Does your husband know you are seriously considering divorce? Or does he just think it’s idle talk?


----------



## LATERILUS79 (Apr 1, 2021)

Blondebetty said:


> I’ve never looked at it that way. Thank you!
> I did ask him to get his testosterone checked but he won’t. It wasn’t like this in the beginning, but has been like this probably the past 10 years or more. I’ve tried is there anything I can do differently to make him want to. I’ve tried to lose weight to see if that was an issue, that didn’t work. I’ve bought games, dice, toys, you name it and nothing has seemed to help.


You will have NO ISSUES out in the dating market. I can assure you. Quality men would jump at the chance to be with someone that bonds through touch. 

If I was in your position, I would give him one last shot. Get your T levels checked. Get to therapy. If he refuses, tell him that it is OK. That is his choice. No one can make anyone else do what they want them to do. As such, you'll be filing for divorce so that you can go find a man that will treat you properly. Let him know that it is ok that he wants to live his life this way. Let him know that you support him in his choices...... just not as your husband. 

Then you need to MEAN IT. do not bluff. Follow through.


----------



## Blondebetty (Dec 27, 2021)

Beach123 said:


> Does your husband know you are seriously considering divorce? Or does he just think it’s idle talk?


He doesn’t know. He knows we’re not in a great spot and I’m struggling, but not that I’m considering divorce.


----------



## Beach123 (Dec 6, 2017)

Blondebetty said:


> He doesn’t know. He knows we’re not in a great spot and I’m struggling, but not that I’m considering divorce.


So why not be honest with him and tell him?


----------



## Blondebetty (Dec 27, 2021)

Beach123 said:


> So why not be honest with him and tell him?


Well that’s kind of the whole point of my post. I felt selfish and like I didn’t have enough reasons per se. I’m scared and frustrated at myself that I can’t just be okay with how things are.


----------



## SunCMars (Feb 29, 2016)

Blondebetty said:


> I just feel so selfish using that as a part of why I want a divorce. I have asked him multiple times to give more effort though. I’m not saying we have to have sex everyday but a few times a week or even just showing signs of being interested in me. Like hugging or kissing anything.


Your wants and needs are normal, and very reasonable.

.............................................................................

Suppose, I infer that I know why he is not interested in you sexually.

And suppose, I had $1000 dollars in an envelope and told you that you could have it, if you could properly identify why he does not want to have sex with you, what would you say?


----------



## Cynthia (Jan 31, 2014)

Your husband should know that you're considering divorce. Tell him that you need to have an important conversation when the kids are in bed, so he's prepared. Don't put it off. 

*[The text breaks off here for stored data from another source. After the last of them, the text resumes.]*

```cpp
extern "C" int taoamd_track_pad(int64_t n_trk, int64_t n_frames,
                                const int32_t *frame_off,
                                const int32_t *frame_pos,
                                const double *frame_box, const int32_t *meta,
                                int64_t slot_first, int64_t n_slots,
// ... 7 lines not shown
        TAO_TIMED("track_pad_fill_kernel", s, track_pad_fill_kernel<<<(unsigned)((n_slots + 255) / 256), 256, 0, s>>>(
            n_slots, (double4 *)padded + slot_first));
    }
    if (n_frames > 0) {
        if (!frame_off || !frame_pos || !frame_box || !meta || !padded)
            return TAOAMD_ERR_ARG;
        TAO_TIMED("track_pad_kernel", s, track_pad_kernel<<<(unsigned)((n_frames + 255) / 256), 256, 0, s>>>(
            n_frames, n_trk, frame_off, frame_pos, (const double4 *)frame_box,
            (const int4 *)meta, (double4 *)padded, inexact));
    }
    TAO_LAUNCH_CHECK();
    return TAOAMD_OK;
}

extern "C" int taoamd_track_stream(int64_t n_tasks, const int32_t *tasks,
                                   const int32_t *task_rows, const int32_t *trk_meta,
                                   const int32_t *task_base, const double *padded,
                                   double *frames, void *stream)
{
    hipStream_t s = (hipStream_t)stream;
    if (n_tasks < 0) return TAOAMD_ERR_ARG;
    if (n_tasks == 0) return TAOAMD_OK;
    if (!tasks || !task_rows || !trk_meta || !task_base || !padded || !frames)
        return TAOAMD_ERR_ARG;
    TAO_TIMED("track_stream_kernel", s,
              track_stream_kernel<<<(unsigned)n_tasks, TT_SLOTS * TT_P, 0, s>>>(
                  (const int4 *)tasks, task_rows, (const int4 *)trk_meta, task_base,
                  (const double4 *)padded, (double4 *)frames));
    TAO_LAUNCH_CHECK();
    return TAOAMD_OK;
}

extern "C" int taoamd_track_iou_near(int64_t n_cells, const int32_t *cell_gt_off,
                                     const int64_t *cell_iou_off, int64_t n_pairs,
                                     const double *iou, int32_t max_ulp,
                                     int32_t capacity, int32_t *count,
                                     int64_t *list, void *stream)
{
    hipStream_t s = (hipStream_t)stream;
    if (n_cells < 0 || n_pairs < 0 || max_ulp < 0 || capacity < 0 || !count)
        return TAOAMD_ERR_ARG;
    TAO_HIP(hipMemsetAsync(count, 0, sizeof(int32_t), s));
// ... 85 lines not shown
    }
    const uint32_t cap = pyset::table_size(4ull * (uint64_t)(n_a + n_b));
    std::vector<int32_t> buf(3 * (size_t)cap);
    auto hash = [&](int32_t c) { return (uint64_t)keys[c - 1]; };
    auto ca = [&](uint32_t k) { return code[k]; };
    auto cb = [&](uint32_t k) { return code[n_a + k]; };
    const pyset::Set R = pyset::set_union((uint32_t)n_a, ca, (uint32_t)n_b, cb, hash,
                                          buf.data(), cap);
    int64_t n = 0;
    for (uint32_t i = 0; i <= R.mask; i++)
        if (R.t[i]) out[n++] = keys[R.t[i] - 1];
    *n_out = n;
    return TAOAMD_OK;
}

static int tt_plan(bool spans, int64_t n_cells, const int32_t *cell_dt_off,
                   const int32_t *cell_gt_off, const int64_t *cell_iou_off,
                   const int32_t *trk_meta, int64_t *sizes, int32_t *tasks,
                   int32_t *task_rows, int32_t *task_pairs, int64_t *task_out,
                   int64_t *zero_out)
{
    if (n_cells < 0 || !cell_dt_off || !cell_gt_off || !cell_iou_off ||
        !trk_meta || !sizes)
        return TAOAMD_ERR_ARG;
    const bool fill = tasks != nullptr;
    if (fill && (!task_rows || !task_pairs || !task_out)) return TAOAMD_ERR_ARG;
    const int64_t n_dt = cell_dt_off[n_cells];
    auto first_of = [&](int64_t t) { return trk_meta[4 * t]; };
    auto last_of = [&](int64_t t) { return trk_meta[4 * t + 1]; };
    auto zero_pair = [&](int64_t d, int64_t g) {
// ... 19 lines not shown
        for (int64_t c = 0; c < n_cells; c++) {
            if (cell_hi[c] < 0) continue;
            const int32_t d0 = cell_dt_off[c], D = cell_dt_off[c + 1] - d0;
            const int32_t g0 = cell_gt_off[c], G = cell_gt_off[c + 1] - g0;
            for (int32_t d = 0; d < D; d++)
                for (int32_t g = 0; g < G; g++)
                    if (zero_pair(d0 + d, n_dt + g0 + g)) {
                        if (zero_out) zero_out[nz] = cell_iou_off[c] + (int64_t)d * G + g;
                        nz++;
                    }
        }
    std::stable_sort(order.begin(), order.end(), [&](int64_t a, int64_t b) {
        return cell_hi[a] > cell_hi[b];
    });
    int64_t nt = 0, nr = 0, np = 0;
    int32_t rows[TT_ROWS], n_rows = 0, n_pairs = 0;
    int32_t pair_d[64], pair_g[64];
    int64_t pair_out[64];
    auto close = [&]() {
        if (n_pairs == 0) { n_rows = 0; return; }
        if (fill) {
            int32_t perm[TT_ROWS], inv[TT_ROWS];
            for (int r = 0; r < n_rows; r++) perm[r] = r;
            std::stable_sort(perm, perm + n_rows, [&](int32_t a, int32_t b) {
                return first_of(rows[a]) < first_of(rows[b]);
            });
            for (int r = 0; r < n_rows; r++) inv[perm[r]] = r;
            tasks[4 * nt] = (int32_t)nr;
            tasks[4 * nt + 1] = n_rows;
            tasks[4 * nt + 2] = (int32_t)np;
            tasks[4 * nt + 3] = n_pairs;
            for (int r = 0; r < n_rows; r++) task_rows[nr + r] = rows[perm[r]];
            for (int k = 0; k < n_pairs; k++) {
                task_pairs[np + k] = inv[pair_d[k]] | (inv[pair_g[k]] << 8);
                task_out[np + k] = pair_out[k];
            }
        }
        nt++;
        nr += n_rows;
        np += n_pairs;
        n_rows = n_pairs = 0;
    };
    std::vector<int32_t> dts;
    for (int64_t c : order) {
        const int32_t d0 = cell_dt_off[c], D = cell_dt_off[c + 1] - d0;
        const int32_t g0 = cell_gt_off[c], G = cell_gt_off[c + 1] - g0;
        dts.resize(D);
        for (int32_t d = 0; d < D; d++) dts[d] = d;
        std::stable_sort(dts.begin(), dts.end(), [&](int32_t a, int32_t b) {
            return first_of(d0 + a) < first_of(d0 + b);
        });
        const int32_t gblocks = (G + TT_ROWS - 2) / (TT_ROWS - 1);
        for (int32_t gb = 0; gb < gblocks; gb++) {
            const int32_t ga = (int32_t)((int64_t)gb * G / gblocks);
            const int32_t ng = (int32_t)((int64_t)(gb + 1) * G / gblocks) - ga;
            int32_t grow[TT_ROWS];
            std::fill(grow, grow + ng, -1);
            for (int32_t k = 0; k < D; k++) {
                const int32_t d = dts[k];
                int32_t keep[TT_ROWS], nk = 0, fresh = 0;
                for (int32_t g = 0; g < ng; g++)
                    if (!zero_pair(d0 + d, n_dt + g0 + ga + g)) {
                        keep[nk++] = g;
                        fresh += grow[g] < 0;
                    }
                if (nk == 0) continue;
                int32_t drow = -1;
                for (int32_t r = 0; gb > 0 && r < n_rows; r++)
                    if (rows[r] == d0 + d) drow = r;
                if (n_pairs + nk > 64 || n_rows + fresh + (drow < 0) > TT_ROWS) {
                    close();
                    std::fill(grow, grow + ng, -1);
                    fresh = nk;
                    drow = -1;
                }
                for (int32_t j = 0; j < nk; j++)
                    if (grow[keep[j]] < 0) {
                        grow[keep[j]] = n_rows;
                        rows[n_rows++] = (int32_t)(n_dt + g0 + ga + keep[j]);
                    }
                if (drow < 0) {
                    drow = n_rows;
                    rows[n_rows++] = d0 + d;
                }
                for (int32_t j = 0; j < nk; j++) {
// ... 20 lines not shown
    int32_t *tasks, int32_t *task_rows, int32_t *task_pairs, int64_t *task_out)
{
    return tt_plan(false, n_cells, cell_dt_off, cell_gt_off, cell_iou_off, trk_meta, sizes,
                   tasks, task_rows, task_pairs, task_out, nullptr);
}

extern "C" int taoamd_track_iou_plan_spans_host(
    int64_t n_cells, const int32_t *cell_dt_off, const int32_t *cell_gt_off,
    const int64_t *cell_iou_off, const int32_t *trk_meta, int64_t *sizes,
    int32_t *tasks, int32_t *task_rows, int32_t *task_pairs, int64_t *task_out,
    int64_t *zero_out)
{
    return tt_plan(true, n_cells, cell_dt_off, cell_gt_off, cell_iou_off, trk_meta, sizes,
                   tasks, task_rows, task_pairs, task_out, zero_out);
}
```

### tao_amodal_amd/engine.py

```python
import os

import numpy as np
import torch

from . import _lib

N_THR, N_REC = _lib.N_THR, _lib.N_REC


def _ptr(t):
    return None if t is None else t.data_ptr()


def _stream():
    return torch.cuda.current_stream().cuda_stream


def _to_device(v, device):
    from .flatten import LazyRows
    if not isinstance(v, LazyRows):
        return torch.from_numpy(np.ascontiguousarray(v)).to(device)
    from .flatten_dev import device_copy
    src = device_copy(v.source, device)
    if len(v.index) == 0:
# ... 93 lines not shown
            np.zeros(int(sizes[2]), dtype=np.int32),
            np.zeros(int(sizes[2]), dtype=np.int64)]
    if spans:
        tabs.append(np.zeros(int(sizes[3]), dtype=np.int64))
    if sizes[0] or (spans and sizes[3]):
        _lib.check(getattr(lib, name)(*args, *(t.ctypes.data for t in tabs)), name)
    return tuple(tabs)


def track_iou_plan(flat, meta):
    return _track_iou_plan(flat, meta, False)


def track_iou_plan_spans(flat, meta):
    return _track_iou_plan(flat, meta, True)
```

Sent from my SM-G965U using Tapatalk


----------



## sokillme (Jun 10, 2016)

I want to divorce you.

Seriously just come out and say it. Rip the band-aid off. If you give him a bunch of reasons why he is just going to double his effort for a while and it's clear you are already gone. Don't waste your time. 

He will get over you and probably meet someone else and be happy after a while.

Yes it's going to suck but your post makes it clear you are done trying.


----------



## Talker67 (Apr 7, 2016)

Can i offer a really simple solution you can try instead of divorcing?
hire a maid.
Maid service can come in once a week, and thoroughly clean the entire house, for like $100 a time. then all you have to do is small stuff like doing the dishes after dinner, or cleaning up small spills.
It will give you a lot more free time, and your husband is now helping you by helping to pay the maid's bill.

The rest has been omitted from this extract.